typedef float v2f __attribute__((ext_vector_type(2)));
struct __attribute__((aligned(4))) uint2_a4 { unsigned x, y; };
typedef float v4f __attribute__((ext_vector_type(4)));
// ... 321 lines not shown
        }
    }
    __syncthreads();
    for (int item = tid; item < EH * (EW / 4); item += 256) {
        const int ly = item / (EW / 4), xg = item - ly * (EW / 4);
        const int r = y0 + ly;
        float cm[5][6], cn[5][6], mid[5][6], top[5][6], bot[5][6];
#pragma unroll
        for (int pl = 0; pl < 5; pl++) {
            const float* base = reinterpret_cast<const float*>(s_d4[pl]) + (ly + 1) * PC + 4 * xg + 4;
#pragma unroll
            for (int rr = -1; rr <= 1; rr++) {
                const float* q = base + rr * PC;
                const v4f c4 = *reinterpret_cast<const v4f*>(q);
                float v[6] = {q[-1], c4.x, c4.y, c4.z, c4.w, q[4]};
#pragma unroll
                for (int j = 0; j < 6; j++) { if (rr == -1) top[pl][j] = v[j]; else if (rr == 0) mid[pl][j] = v[j]; else bot[pl][j] = v[j]; }
            }
#pragma unroll
            for (int j = 0; j < 6; j++) {
                cm[pl][j] = fmaxf(fmaxf(top[pl][j], mid[pl][j]), bot[pl][j]);
                cn[pl][j] = fminf(fminf(top[pl][j], mid[pl][j]), bot[pl][j]);
            }
        }
        unsigned hit = 0;
#pragma unroll
        for (int k = 0; k < 4; k++) {
            const int j = k + 1;
#pragma unroll
            for (int layer = 1; layer <= N_LAYERS; layer++) {
                const float val = mid[layer][j];
                float mx = fmaxf(fmaxf(cm[layer - 1][j - 1], cm[layer - 1][j]), cm[layer - 1][j + 1]);
                mx = fmaxf(mx, fmaxf(fmaxf(cm[layer + 1][j - 1], cm[layer + 1][j]), cm[layer + 1][j + 1]));
                mx = fmaxf(mx, fmaxf(fmaxf(cm[layer][j - 1], cm[layer][j + 1]), fmaxf(top[layer][j], bot[layer][j])));
                float mn = fminf(fminf(cn[layer - 1][j - 1], cn[layer - 1][j]), cn[layer - 1][j + 1]);
                mn = fminf(mn, fminf(fminf(cn[layer + 1][j - 1], cn[layer + 1][j]), cn[layer + 1][j + 1]));
                mn = fminf(mn, fminf(fminf(cn[layer][j - 1], cn[layer][j + 1]), fminf(top[layer][j], bot[layer][j])));
                const float q = val > 0.0f ? mx : -mn;
                hit |= fabsf(val) >= fmaxf(q, DOG_THRESHOLD_P1) ? (1u << ((layer - 1) * 4 + k)) : 0u;
            }
        }
        unsigned cmask = 0;
#pragma unroll
        for (int k = 0; k < 4; k++) { const int c = x0 + 4 * xg + k; cmask |= (c >= IMG_BORDER && c < oc.w - IMG_BORDER) ? (0x111u << k) : 0u; }
        hit = (r >= IMG_BORDER && r < oc.h - IMG_BORDER) ? (hit & cmask) : 0u;
        while (hit) {
            const int bb = __builtin_ctz(hit); hit &= hit - 1;
            const int layer = bb / 4 + 1, c = x0 + 4 * xg + (bb & 3);
            const unsigned long long rec = ((unsigned long long)octave << 48) | ((unsigned long long)layer << 40) | ((unsigned long long)r << 20) | (unsigned long long)c;
            const unsigned slot = atomicAdd(&s_n, 1u);
            if (slot < ECAP) s_list[slot] = rec;
            else {
                const unsigned reg = ((unsigned)tile >> REG_SHIFT) & (NREG - 1);
                const unsigned g = atomicAdd(&count[reg * REG_STRIDE], 1u);
                if (g < cap) cand[(size_t)reg * cap + g] = rec; else *overflow = 1;
            }
        }
    }
    __syncthreads();
    const unsigned nloc = s_n < ECAP ? s_n : ECAP;
    const unsigned reg = ((unsigned)tile >> REG_SHIFT) & (NREG - 1);
    if (tid == 0 && nloc) s_base = atomicAdd(&count[reg * REG_STRIDE], nloc);
    __syncthreads();
    for (unsigned i = tid; i < nloc; i += 256) {
        const unsigned g = s_base + i;
        if (g < cap) cand[(size_t)reg * cap + g] = s_list[i] | (g < cube_cap ? (1ull << 63) : 0ull); else *overflow = 1;
    }
    for (unsigned idx = tid; idx < nloc * 27; idx += 256) {
        const unsigned ci = idx / 27, e = idx - ci * 27;
        const unsigned g = s_base + ci;
        if (g >= cube_cap) continue;
        const unsigned long long rec = s_list[ci];
        const int L0 = (int)((rec >> 40) & 0xff), R0 = (int)((rec >> 20) & 0xfffff), C0 = (int)(rec & 0xfffff);
        const int dl = (int)(e / 9) - 1, dr = (int)((e / 3) % 3) - 1, dc = (int)(e % 3) - 1;
        cube[((size_t)reg * 32 + e) * cube_cap + g] = reinterpret_cast<const float*>(s_d4[L0 + dl])[(R0 + dr - y0 + 1) * PC + (C0 + dc - x0) + 4];
    }
}

constexpr int XCAP = 512;
#ifndef MI355_XD
#define MI355_XD 2
#endif
constexpr int XD = MI355_XD;
#ifndef MI355_XWAVES
#define MI355_XWAVES 3
#endif
constexpr int XWAVES = MI355_XWAVES;
constexpr int XSW = 248;
typedef short s2 __attribute__((ext_vector_type(2)));
struct XRow { uint2 m[N_LEVELS]; };
struct XDog { s2 m[5][2]; };
__device__ __forceinline__ s2 as_s2(unsigned v) { return __builtin_bit_cast(s2, v); }
__device__ __forceinline__ unsigned as_u(s2 v) { return __builtin_bit_cast(unsigned, v); }
__device__ __forceinline__ s2 pmax(s2 a, s2 b) { return __builtin_elementwise_max(a, b); }
__device__ __forceinline__ s2 pmin(s2 a, s2 b) { return __builtin_elementwise_min(a, b); }
__device__ __forceinline__ unsigned dpp_lower(unsigned v) { return (unsigned)__builtin_amdgcn_update_dpp(0, (int)v, 0x138 , 0xf, 0xf, true); }
__device__ __forceinline__ unsigned dpp_upper(unsigned v) { return (unsigned)__builtin_amdgcn_update_dpp(0, (int)v, 0x130 , 0xf, 0xf, true); }

__device__ __forceinline__ unsigned xtest_row(const XDog& A, const XDog& B, const XDog& C, int xm, int clo, int chi, bool row_ok) {
    s2 hx[5][2], hn[5][2];
#pragma unroll
    for (int p = 0; p < 5; p++) {
        auto h3 = [](s2 c01, s2 c23, bool mx, s2& o01, s2& o23) {
            const unsigned u01 = as_u(c01), u23 = as_u(c23);
            const unsigned l23 = dpp_lower(u23), r01 = dpp_upper(u01);
            const s2 s_m0 = as_s2(__builtin_amdgcn_alignbit(u01, l23, 16));
            const s2 s_12 = as_s2(__builtin_amdgcn_alignbit(u23, u01, 16));
            const s2 s_34 = as_s2(__builtin_amdgcn_alignbit(r01, u23, 16));
            if (mx) { o01 = pmax(pmax(s_m0, c01), s_12); o23 = pmax(pmax(s_12, c23), s_34); }
            else    { o01 = pmin(pmin(s_m0, c01), s_12); o23 = pmin(pmin(s_12, c23), s_34); }
        };
        h3(pmax(pmax(A.m[p][0], B.m[p][0]), C.m[p][0]), pmax(pmax(A.m[p][1], B.m[p][1]), C.m[p][1]), true, hx[p][0], hx[p][1]);
        h3(pmin(pmin(A.m[p][0], B.m[p][0]), C.m[p][0]), pmin(pmin(A.m[p][1], B.m[p][1]), C.m[p][1]), false, hn[p][0], hn[p][1]);
    }
    unsigned hit = 0;
    const s2 t21 = {21, 21}, tm21 = {-21, -21};
#pragma unroll
    for (int layer = 1; layer <= N_LAYERS; layer++) {
#pragma unroll
        for (int r = 0; r < 2; r++) {
            const s2 val = B.m[layer][r];
            const s2 mx = pmax(pmax(pmax(hx[layer - 1][r], hx[layer][r]), hx[layer + 1][r]), t21);
            const s2 mn = pmin(pmin(pmin(hn[layer - 1][r], hn[layer][r]), hn[layer + 1][r]), tm21);
            const bool h0 = (val.x == mx.x) | (val.x == mn.x), h1 = (val.y == mx.y) | (val.y == mn.y);
            hit = (hit << 2) | (h0 ? 2u : 0u) | (h1 ? 1u : 0u);
        }
    }
    if (!row_ok || hit == 0) return 0u;
    unsigned out = 0;
#pragma unroll
    for (int b = 0; b < 12; b++) out |= ((hit >> (11 - b)) & 1u) << b;
    unsigned cmask = 0;
#pragma unroll
    for (int k = 0; k < 4; k++) cmask |= (xm + k >= clo && xm + k < chi) ? (0x111u << k) : 0u;
    return out & cmask;
}

struct XH { s2 hx[5][2], hn[5][2]; };
struct XCen { s2 v[3][2]; };
__device__ __forceinline__ void xrow_extremes(const XDog& d, XH& h, XCen& c) {
#pragma unroll
    for (int p = 0; p < 5; p++) {
        const unsigned u01 = as_u(d.m[p][0]), u23 = as_u(d.m[p][1]);
        const unsigned l23 = dpp_lower(u23), r01 = dpp_upper(u01);
        const s2 s_m0 = as_s2(__builtin_amdgcn_alignbit(u01, l23, 16));
        const s2 s_12 = as_s2(__builtin_amdgcn_alignbit(u23, u01, 16));
        const s2 s_34 = as_s2(__builtin_amdgcn_alignbit(r01, u23, 16));
        h.hx[p][0] = pmax(pmax(s_m0, d.m[p][0]), s_12); h.hx[p][1] = pmax(pmax(s_12, d.m[p][1]), s_34);
        h.hn[p][0] = pmin(pmin(s_m0, d.m[p][0]), s_12); h.hn[p][1] = pmin(pmin(s_12, d.m[p][1]), s_34);
    }
#pragma unroll
    for (int l = 0; l < 3; l++) { c.v[l][0] = d.m[l + 1][0]; c.v[l][1] = d.m[l + 1][1]; }
}
__device__ __forceinline__ unsigned xtest_rows(const XH& A, const XH& B, const XH& C, const XCen& cen, int xm, int clo, int chi, bool row_ok) {
    s2 hx[5][2], hn[5][2];
#pragma unroll
    for (int p = 0; p < 5; p++)
#pragma unroll
        for (int r = 0; r < 2; r++) { hx[p][r] = pmax(pmax(A.hx[p][r], B.hx[p][r]), C.hx[p][r]); hn[p][r] = pmin(pmin(A.hn[p][r], B.hn[p][r]), C.hn[p][r]); }
    unsigned hit = 0;
    const s2 t21 = {21, 21}, tm21 = {-21, -21};
#pragma unroll
    for (int layer = 1; layer <= N_LAYERS; layer++) {
#pragma unroll
        for (int r = 0; r < 2; r++) {
            const s2 val = cen.v[layer - 1][r];
            const s2 mx = pmax(pmax(pmax(hx[layer - 1][r], hx[layer][r]), hx[layer + 1][r]), t21);
            const s2 mn = pmin(pmin(pmin(hn[layer - 1][r], hn[layer][r]), hn[layer + 1][r]), tm21);
            const bool h0 = (val.x == mx.x) | (val.x == mn.x), h1 = (val.y == mx.y) | (val.y == mn.y);
            hit = (hit << 2) | (h0 ? 2u : 0u) | (h1 ? 1u : 0u);
        }
    }
    if (!row_ok || hit == 0) return 0u;
    unsigned out = 0;
#pragma unroll
    for (int b = 0; b < 12; b++) out |= ((hit >> (11 - b)) & 1u) << b;
    unsigned cmask = 0;
#pragma unroll
    for (int k = 0; k < 4; k++) cmask |= (xm + k >= clo && xm + k < chi) ? (0x111u << k) : 0u;
    return out & cmask;
}

__global__ __launch_bounds__(256) __attribute__((amdgpu_waves_per_eu(XWAVES, XWAVES)))
void extrema_stream(OctaveDev oc, int octave, unsigned long long* cand, unsigned* count, unsigned cap, unsigned* overflow, BatchStride bs,
                    float* cube, unsigned cube_cap, int L, int nstrip, int nseg, int nb, int xsw ) {
    const int lane = threadIdx.x & 63, wave = threadIdx.x >> 6;
    int unit = __builtin_amdgcn_readfirstlane(xcd_remap(blockIdx.x, gridDim.x) * 4 + wave);
    const int per = nstrip * nseg, fr = unit / per;
    if (fr >= nb) return;
    unit -= fr * per;
    {
        const size_t f = (size_t)fr;
#pragma unroll
        for (int l = 0; l < N_LEVELS; l++) oc.lv[l] += f * bs.pyr;
        cand += f * bs.cand; count += f * CCNT_STRIDE; overflow += f * CNT_STRIDE; cube += f * bs.cube;
    }
    const int seg = unit / nstrip, strip = unit - seg * nstrip;
    const int xs = strip * xsw, y0 = seg * L;
    const int lact = (oc.h - y0 < L) ? oc.h - y0 : L;
    const unsigned reg = (unsigned)unit & (NREG - 1);
    const int xm = xs - 4 + 4 * lane;
    const int xl = xm < 0 ? 0 : (xm < oc.w - 4 ? xm : oc.w - 4);
    int clo = xs > IMG_BORDER ? xs : IMG_BORDER, chi = xs + xsw < oc.w - IMG_BORDER ? xs + xsw : oc.w - IMG_BORDER;
    if (lane == 0 || lane == 63) { clo = 0; chi = 0; }
    const int hm1 = oc.h - 1;
    auto load_row = [&](int r, XRow& q) {
        r = r < 0 ? 0 : (r > hm1 ? hm1 : r);
        const size_t o = (size_t)r * oc.w + xl;
#pragma unroll
        for (int l = 0; l < N_LEVELS; l++) q.m[l] = *reinterpret_cast<const uint2*>(oc.lv[l] + o);
    };
    auto to_dog = [&](const XRow& q, XDog& d) {
#pragma unroll
        for (int p = 0; p < 5; p++) { d.m[p][0] = as_s2(q.m[p + 1].x) - as_s2(q.m[p].x); d.m[p][1] = as_s2(q.m[p + 1].y) - as_s2(q.m[p].y); }
    };
    __shared__ unsigned long long s_rec[4][XCAP];
    int nq = 0;
    auto wave_sync = [&]() { __builtin_amdgcn_fence(__ATOMIC_ACQ_REL, "wavefront"); __builtin_amdgcn_wave_barrier(); };
    auto flush = [&]() {
        if (nq == 0) return;
        wave_sync();
        unsigned base = 0;
        if (lane == 0) base = atomicAdd(&count[reg * REG_STRIDE], (unsigned)nq);
        base = __shfl(base, 0);
        for (int idx = lane; idx < nq; idx += 64) {
            const unsigned g = base + (unsigned)idx;
            if (g >= cap) { *overflow = 1; continue; }
            cand[(size_t)reg * cap + g] = s_rec[wave][idx];
        }
        wave_sync();
        nq = 0;
    };
    auto emit = [&](unsigned hit, int rc, auto in_loop) -> bool {
        constexpr bool IN_LOOP = decltype(in_loop)::value;
        const int nq0 = nq;
        while (__builtin_amdgcn_ballot_w64(hit != 0)) {
            const bool mine = hit != 0;
            const int bb = mine ? __builtin_ctz(hit) : 0;
            hit &= hit - 1;
            const unsigned long long m = __builtin_amdgcn_ballot_w64(mine);
            const int add = __builtin_popcountll(m);
            if (nq + add > XCAP) {
                if constexpr (IN_LOOP) { nq = nq0; return false; }
                else flush();
            }
            if (mine) {
                const int layer = bb / 4 + 1, c = xm + (bb & 3);
                s_rec[wave][nq + __builtin_popcountll(m & ((1ull << lane) - 1ull))] =
                    ((unsigned long long)octave << 48) | ((unsigned long long)layer << 40) | ((unsigned long long)rc << 20) | (unsigned long long)c;
            }
            nq += add;
        }
        return true;
    };
    XH win[3];
    XCen cen[3];
    XRow nxt[XD];
    {
        XRow q; XDog dq;
        load_row(y0 - 1, q); to_dog(q, dq); xrow_extremes(dq, win[0], cen[0]);
        load_row(y0, q); to_dog(q, dq); xrow_extremes(dq, win[1], cen[1]);
#pragma unroll
        for (int d = 0; d < XD; d++) load_row(y0 + 1 + d, nxt[d]);
    }
    int tb = 0, t_slow = -1;
    for (bool done = false; !done;) {
        for (;;) {
            if (tb >= lact) { done = true; break; }
            if (nq > XCAP / 2) break;
            auto step = [&](auto jc) -> bool {
                constexpr int j = decltype(jc)::value;
                const int tt = tb + j;
                if (tt >= lact) return false;
                const int rc = y0 + tt;
                XH& A = win[j % 3]; XH& B = win[(j + 1) % 3]; XH& Cc = win[(j + 2) % 3];
                { XDog dq; to_dog(nxt[j % XD], dq); xrow_extremes(dq, Cc, cen[(j + 2) % 3]); }
                load_row(rc + 1 + XD, nxt[j % XD]);
                const unsigned hit = xtest_rows(A, B, Cc, cen[(j + 1) % 3], xm, clo, chi, rc >= IMG_BORDER && rc < oc.h - IMG_BORDER);
                if (!emit(hit, rc, std::true_type{})) { t_slow = tt; return false; }
                return true;
            };
            if (!static_rows<0, 3 * XD>(step)) { done = true; break; }
            tb += 3 * XD;
        }
        flush();
    }
    if (t_slow >= 0) {
        for (int tt = t_slow; tt < lact; tt++) {
            const int rc = y0 + tt;
            XRow q; XDog A, B, Cc;
            load_row(rc - 1, q); to_dog(q, A);
            load_row(rc, q); to_dog(q, B);
            load_row(rc + 1, q); to_dog(q, Cc);
            emit(xtest_row(A, B, Cc, xm, clo, chi, rc >= IMG_BORDER && rc < oc.h - IMG_BORDER), rc, std::false_type{});
        }
        flush();
    }
}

------------------------------

### TASK GOAL
Retype the records above, but only those lines that fall between the line containing "unsigned dpp_lower(unsigned v)" and the line containing "true, hx[p][0], hx[p][1]);", with both of those lines included, exactly as written.

### REPLY TO THE EXERCISE
__device__ __forceinline__ unsigned dpp_lower(unsigned v) { return (unsigned)__builtin_amdgcn_update_dpp(0, (int)v, 0x138 , 0xf, 0xf, true); }
__device__ __forceinline__ unsigned dpp_upper(unsigned v) { return (unsigned)__builtin_amdgcn_update_dpp(0, (int)v, 0x130 , 0xf, 0xf, true); }

__device__ __forceinline__ unsigned xtest_row(const XDog& A, const XDog& B, const XDog& C, int xm, int clo, int chi, bool row_ok) {
    s2 hx[5][2], hn[5][2];
#pragma unroll
    for (int p = 0; p < 5; p++) {
        auto h3 = [](s2 c01, s2 c23, bool mx, s2& o01, s2& o23) {
            const unsigned u01 = as_u(c01), u23 = as_u(c23);
            const unsigned l23 = dpp_lower(u23), r01 = dpp_upper(u01);
            const s2 s_m0 = as_s2(__builtin_amdgcn_alignbit(u01, l23, 16));
            const s2 s_12 = as_s2(__builtin_amdgcn_alignbit(u23, u01, 16));
            const s2 s_34 = as_s2(__builtin_amdgcn_alignbit(r01, u23, 16));
            if (mx) { o01 = pmax(pmax(s_m0, c01), s_12); o23 = pmax(pmax(s_12, c23), s_34); }
            else    { o01 = pmin(pmin(s_m0, c01), s_12); o23 = pmin(pmin(s_12, c23), s_34); }
        };
        h3(pmax(pmax(A.m[p][0], B.m[p][0]), C.m[p][0]), pmax(pmax(A.m[p][1], B.m[p][1]), C.m[p][1]), true, hx[p][0], hx[p][1]);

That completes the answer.